Got one pic before my camera battery died. As you can see even a medium size car parked close to the curb is intruding into the cycle lane. There are several more issues I can see but will get more photos etc when I can in between doing a 60 hour work week this week. (off next week so not complaining).

It looks quiet in the pic but thats unusual, its more often than not nose to tail traffic, its a main route in and out of town.


----------



## Richard Mann (30 Jan 2012)

Cripes. However, they've made it quite easy to fix: the outer line should be the inner line of a new cycle lane. Or just paint some cycle logos outside the outer line. The traffic lane is plenty wide enough to sacrifice a bit more width (if it's anything more than 3m wide then you've probably got a speeding problem).


----------



## jugglingphil (30 Jan 2012)

From your picture, that cycle lane is certainly a danger.

If you have a car, drive it and park it on the street. If you don't ask someone who does.
open the door and take pictures. It should be obvious why it's stupid and dangerous.
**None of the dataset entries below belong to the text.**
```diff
+      for (int t = 0; t < T; ++t) ej[t] = c[t][j];
+      put_a(ej);
+    }
+    d4 acc[T][2];
+#pragma unroll
+    for (int t = 0; t < T; ++t) { acc[t][0] = (d4){0.0, 0.0, 0.0, 0.0}; acc[t][1] = (d4){0.0, 0.0, 0.0, 0.0}; }
+#pragma unroll
+    for (int q = 0; q < NQ; ++q) stage(q, acc, q == 0);
+    d4 sj[T];
+#pragma unroll
+    for (int t = 0; t < T; ++t) {
+#pragma unroll
+      for (int e = 0; e < 4; ++e) sj[t][e] = 1.0 * (acc[t][0][e] + acc[t][1][e]);
 #pragma unroll
       for (int e = 0; e < 4; ++e) {
         const int rr = m0 + 16 * t + g + 4 * e;
-        rowi[t][e] = rr < p.rows ? rr : p.rows - 1;
-      }
-    d4 c[2][4];
-#pragma unroll
-    for (int t = 0; t < 2; ++t)
-#pragma unroll
-      for (int jb = 0; jb < 4; ++jb) {
-        if (jb >= j0 && jb < nb) {
-#pragma unroll
-          for (int e = 0; e < 4; ++e) c[t][jb][e] = p.E[(long)rowi[t][e] * p.lde + jb * NBK + colw];
-        }
-      }
-    auto put_a = [&](const d4& v0, const d4& v1) {
+        if (rr < p.rows) p.Eo[(long)rr * p.ldeo + j * NBK + colw] = sj[t][e];
+      }
+    }
+    if (j + 1 >= nb) break;
+    __syncthreads();
+    put_a(sj);
+#pragma unroll
+    for (int jp = 1; jp < 4; ++jp) {
+      if (jp <= j || jp >= nb) continue;
+#pragma unroll
+      for (int t = 0; t < T; ++t) {
+#pragma unroll
+        for (int e = 0; e < 4; ++e) acc[t][0][e] = -1.0 * c[t][jp][e];
+        acc[t][1] = (d4){0.0, 0.0, 0.0, 0.0};
+      }
+#pragma unroll
+      for (int q = 0; q < NQ; ++q) stage(q, acc, q == 0 && jp == j + 1);
+#pragma unroll
+      for (int t = 0; t < T; ++t)
+#pragma unroll
+        for (int e = 0; e < 4; ++e) c[t][jp][e] = -1.0 * (acc[t][0][e] + acc[t][1][e]);
+    }
+  }
+#pragma unroll
+  for (int jp = 1; jp < 4; ++jp) {
+    if (jp < j1 || jp >= nb) continue;
+#pragma unroll
+    for (int t = 0; t < T; ++t)
 #pragma unroll
       for (int e = 0; e < 4; ++e) {
-        As[(g + 4 * e) * LDK + colw] = v0[e];
-        As[(16 + g + 4 * e) * LDK + colw] = v1[e];
-      }
-    };
-    auto stage = [&](int q, d4 (&acc)[2][2], bool a_changed) {
-      {
-        const int behind = nstages - 1 - cs < AHEAD - 1 ? nstages - 1 - cs : AHEAD - 1;
-        gs2_wait_vm<DPW, AHEAD - 1>(behind);
-      }
-      asm volatile("" ::: "memory");
-      if (a_changed) {
-        __builtin_amdgcn_s_waitcnt(0xC07F);
-        __builtin_amdgcn_s_barrier();
-      }
-      issue_stage();
-      const double* bq = Bq + (cs % RING) * QELEMS + brow;
-      double fb[2], fa0[2], fa1[2];
-      auto frag = [&](int kk, int f) {
-        fb[f] = bq[((2 * kk + bgh) ^ bsw) << 1];
-        fa0[f] = ap[q * QK + kk * 4];
-        fa1[f] = ap[16 * LDK + q * QK + kk * 4];
-      };
-      frag(0, 0);
-#pragma unroll
-      for (int kk = 0; kk < QK / 4; ++kk) {
-        if (kk + 1 < QK / 4) frag(kk + 1, (kk + 1) & 1);
-        acc[0][kk & 1] = __builtin_amdgcn_mfma_f64_16x16x4f64(fa0[kk & 1], fb[kk & 1], acc[0][kk & 1], 0, 0, 0);
-        acc[1][kk & 1] = __builtin_amdgcn_mfma_f64_16x16x4f64(fa1[kk & 1], fb[kk & 1], acc[1][kk & 1], 0, 0, 0);
-        __builtin_amdgcn_sched_group_barrier(0x008, 1, 0);
-        if (kk + 1 < QK / 4) __builtin_amdgcn_sched_group_barrier(0x100, 3, 0);
-        __builtin_amdgcn_sched_group_barrier(0x008, 1, 0);
-      }
-      ++cs;
-    };
-#pragma unroll
-    for (int j = 0; j < 4; ++j) {
-      if (j < j0) continue;
-      if (j >= j1) break;
-      if (j > j0) __syncthreads();
-      put_a(c[0][j], c[1][j]);
-      d4 acc[2][2];
-#pragma unroll
-      for (int t = 0; t < 2; ++t) { acc[t][0] = (d4){0.0, 0.0, 0.0, 0.0}; acc[t][1] = (d4){0.0, 0.0, 0.0, 0.0}; }
-#pragma unroll
-      for (int q = 0; q < NQ; ++q) stage(q, acc, q == 0);
-      d4 sj[2];
-#pragma unroll
-      for (int t = 0; t < 2; ++t) {
-#pragma unroll
-        for (int e = 0; e < 4; ++e) sj[t][e] = 1.0 * (acc[t][0][e] + acc[t][1][e]);
-#pragma unroll
-        for (int e = 0; e < 4; ++e) {
-          const int rr = m0 + 16 * t + g + 4 * e;
-          if (rr < p.rows) p.Eo[(long)rr * p.ldeo + j * NBK + colw] = sj[t][e];
-        }
-      }
-      if (j + 1 >= nb) break;
-      __syncthreads();
-      put_a(sj[0], sj[1]);
-#pragma unroll
-      for (int jp = 1; jp < 4; ++jp) {
-        if (jp <= j || jp >= nb) continue;
-#pragma unroll
-        for (int t = 0; t < 2; ++t) {
-#pragma unroll
-          for (int e = 0; e < 4; ++e) acc[t][0][e] = -1.0 * c[t][jp][e];
-          acc[t][1] = (d4){0.0, 0.0, 0.0, 0.0};
-        }
-#pragma unroll
-        for (int q = 0; q < NQ; ++q) stage(q, acc, q == 0 && jp == j + 1);
-#pragma unroll
-        for (int t = 0; t < 2; ++t)
-#pragma unroll
-          for (int e = 0; e < 4; ++e) c[t][jp][e] = -1.0 * (acc[t][0][e] + acc[t][1][e]);
-      }
-    }
-#pragma unroll
-    for (int jp = 1; jp < 4; ++jp) {
-      if (jp < j1 || jp >= nb) continue;
-#pragma unroll
-      for (int t = 0; t < 2; ++t)
-#pragma unroll
-        for (int e = 0; e < 4; ++e) {
-          const int rr = m0 + 16 * t + g + 4 * e;
-          if (rr < p.rows) p.Eo[(long)rr * p.ldeo + jp * NBK + colw] = c[t][jp][e];
-        }
-    }
-  }
-}
-
-struct GroupSolveChoice { bool pipelined; unsigned wgs; };
+        const int rr = m0 + 16 * t + g + 4 * e;
+        if (rr < p.rows) p.Eo[(long)rr * p.ldeo + jp * NBK + colw] = c[t][jp][e];
+      }
+  }
+}
+
+template <bool MIX>
+__global__ __launch_bounds__(512) void group_solve2_kernel(GroupSolveArgs p) {
+  {
+    const long b = blockIdx.y;
+    p.E += b * p.strideE; p.Eo += b * p.strideEo; p.L += b * p.strideL; p.X += b * p.strideX;
+  }
+  const int n48 = MIX ? p.n48 : 0;
+  const int nsl = n48 + (p.rows - 48 * n48 + 31) / 32;
+  for (int s = blockIdx.x; s < nsl; s += gridDim.x) {
+    if (s != (int)blockIdx.x) __syncthreads();
+    if (MIX && s < n48) gs2_sliver<3>(p, 48 * s);
+    else gs2_sliver<2>(p, 48 * n48 + 32 * (s - n48));
+  }
+}
+
+struct GroupSolveChoice { bool pipelined; unsigned wgs; int n48; };
 GroupSolveChoice group_solve_choice(int rows, int batch, int max_wgs, bool partial) {
   const long slivers16 = (long)gpk_cdiv(rows, 16) * batch;
   GroupSolveChoice c;
   c.pipelined = GPK_TUNE(GROUP_SOLVE_V2, 1) && (partial || slivers16 > GPK_TUNE(GROUP_SOLVE_V2_MIN_SLIVERS, 256));
+  c.n48 = 0;
   c.wgs = (unsigned)gpk_cdiv(rows, c.pipelined ? 32 : 16);
-  if (max_wgs > 0 && c.wgs * (unsigned)batch > (unsigned)max_wgs) c.wgs = (unsigned)std::max(1, max_wgs / batch);
+  if (max_wgs > 0 && c.wgs * (unsigned)batch > (unsigned)max_wgs) {
+    const int cap = std::max(1, max_wgs / batch);
+    c.wgs = (unsigned)cap;
+    if (c.pipelined && GPK_TUNE(GROUP_SOLVE_48, 1)) {
+      const GroupSliverMix mix = group_sliver_mix(rows, cap);
+      c.n48 = mix.n48;
+      if (mix.slivers() < cap) c.wgs = (unsigned)mix.slivers();
+    }
+  }
   return c;
 }
 
@@ -329,10 +354,18 @@
   const GroupSolveChoice c = group_solve_choice(rows, batch, max_wgs, partial);
   const dim3 grid(c.wgs, (unsigned)batch);
   if (c.pipelined) {
-    static const hipError_t attr2 = hipFuncSetAttribute(reinterpret_cast<const void*>(group_solve2_kernel),
-                                                        hipFuncAttributeMaxDynamicSharedMemorySize, (int)GS2_LDS);
-    GPK_HIP(attr2);
-    hipLaunchKernelGGL(group_solve2_kernel, grid, dim3(512), GS2_LDS, s, a);
+    if (c.n48 > 0) {
+      a.n48 = c.n48;
+      static const hipError_t attr3 = hipFuncSetAttribute(reinterpret_cast<const void*>(group_solve2_kernel<true>),
+                                                          hipFuncAttributeMaxDynamicSharedMemorySize, (int)gs2_lds(3));
+      GPK_HIP(attr3);
+      hipLaunchKernelGGL(group_solve2_kernel<true>, grid, dim3(512), gs2_lds(3), s, a);
+    } else {
+      static const hipError_t attr2 = hipFuncSetAttribute(reinterpret_cast<const void*>(group_solve2_kernel<false>),
+                                                          hipFuncAttributeMaxDynamicSharedMemorySize, (int)gs2_lds(2));
+      GPK_HIP(attr2);
+      hipLaunchKernelGGL(group_solve2_kernel<false>, grid, dim3(512), gs2_lds(2), s, a);
+    }
   } else {
     hipLaunchKernelGGL(group_solve_kernel, grid, dim3(512), LDS, s, a);
   }
diff --git a/gpflow_amd/csrc/potrf.hip b/gpflow_amd/csrc/potrf.hip
--- a/gpflow_amd/csrc/potrf.hip
+++ b/gpflow_amd/csrc/potrf.hip
@@ -648,8 +648,10 @@
   const long strideInv = (long)gpk_cdiv(n, NB) * NB * NB;
   int rc;
   if (trans == 0) {
+    PotrfBulk bulk{};
+    bulk.group_cap = GPK_TUNE(TRSM_GROUP_MAX_WGS, 0);
     for (int g0 = 0; g0 < n; g0 += NBO) {
-      rc = solve_group_fwd(s, PotrfBulk{}, B, ldb, B, ldb, m, L, ldl, invd, strideInv, n, g0, std::min(g0 + NBO, n), batch,
+      rc = solve_group_fwd(s, bulk, B, ldb, B, ldb, m, L, ldl, invd, strideInv, n, g0, std::min(g0 + NBO, n), batch,
                            strideB, strideB, strideL);
       if (rc) return rc;
     }
diff --git a/gpflow_amd/csrc/potrf_plan.h b/gpflow_amd/csrc/potrf_plan.h
--- a/gpflow_amd/csrc/potrf_plan.h
+++ b/gpflow_amd/csrc/potrf_plan.h
@@ -27,6 +27,19 @@
     if (cap > 0 && g.k >= kmin) g.max_wgs = cap;
   }
 };
+
+struct GroupSliverMix {
+  int n48, n32;
+  int slivers() const { return n48 + n32; }
+};
+static inline GroupSliverMix group_sliver_mix(int rows, int cap) {
+  GroupSliverMix m{0, rows > 0 ? (rows + 31) / 32 : 0};
+  if (cap <= 0 || m.n32 <= cap || rows > 48L * cap) return m;
+  m.n48 = (rows - 32 * cap + 15) / 16;
+  const int left = rows - 48 * m.n48;
+  m.n32 = left > 0 ? (left + 31) / 32 : 0;
+  return m;
+}
 
 struct PotrfPanel {
   int c0, c1, c2, c3;
@@ -131,6 +144,9 @@
   pl.X = large ? PotrfStream::B_masked : PotrfStream::X;
   if (!large) pl.bulk.cap = batch > 1 ? GPK_TUNE(EXTRA_MAX_WGS_BATCHED, 320) : GPK_TUNE(EXTRA_MAX_WGS, 224);
   if (!large) pl.bulk.group_cap = GPK_TUNE(GROUP_SOLVE_MAX_WGS, 0);
+  if (!large && batch == 1 && extra >= GPK_TUNE(XFIRST_PROGRESSIVE_MIN_ROWS, 6144) && pl.bulk.group_cap == 0 &&
+      GPK_TUNE(GROUP_SOLVE_IN_CAP, 1))
+    pl.bulk.group_cap = pl.bulk.cap;
   if (!large) pl.bulk.kmin = GPK_TUNE(EXTRA_CAP_KMIN, 256);
   pl.chain_wgs = (!large && batch == 1) ? GPK_TUNE(CHAIN_MAX_WGS, 0) : 0;
   pl.nevents = 2 * npanels + 8;
```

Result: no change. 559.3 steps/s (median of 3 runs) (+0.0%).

As said already, check if there is an existing cycle campaign group. If so, find out is they were consulted first. Or if they have done anything about this stupid lane.


----------



## jugglingphil (30 Jan 2012)

Richard Mann said:


> Cripes. However, they've made it quite easy to fix: the outer line should be the inner line of a new cycle lane. Or just paint some cycle logos outside the outer line. The traffic lane is plenty wide enough to sacrifice a bit more width (if it's anything more than 3m wide then you've probably got a speeding problem).


 
or they could remove on street parking, there will then be loads of room for a good cycle lane.


----------



## benb (30 Jan 2012)

That is shoot.


----------



## GrumpyGregry (30 Jan 2012)

^ dang. He said it first.

Utter shite, designed and installed by someone who probably never lost his stabilisers and resents cyclists to this day.


----------



## kalaika (31 Jan 2012)

Banjo said:


> It looks quiet in the pic but thats unusual, its more often than not nose to tail traffic, its a main route in and out of town.


 
That's not a bike lane. It's a death trap. Too narrow, too close to the cars, and what on earth is that kink about?


----------



## Banjo (31 Jan 2012)

I have contacted the Town Council via their online message system .Had this reply within 24 hours.


Dear Mr Hodges

Thank you for your email I have forwarded your request to our Highways department and they will investigate.
If you feel we can be of any further assistance please contact us again.
Kim Farley
Customer Service Representative
Vale of Glamorgan Council

Will let you all know how it goes.


----------



## GrumpyGregry (31 Jan 2012)

I suggest you email bac k tomorrow

Dear Kim

I do feel you can be of further assistance to me as it happens.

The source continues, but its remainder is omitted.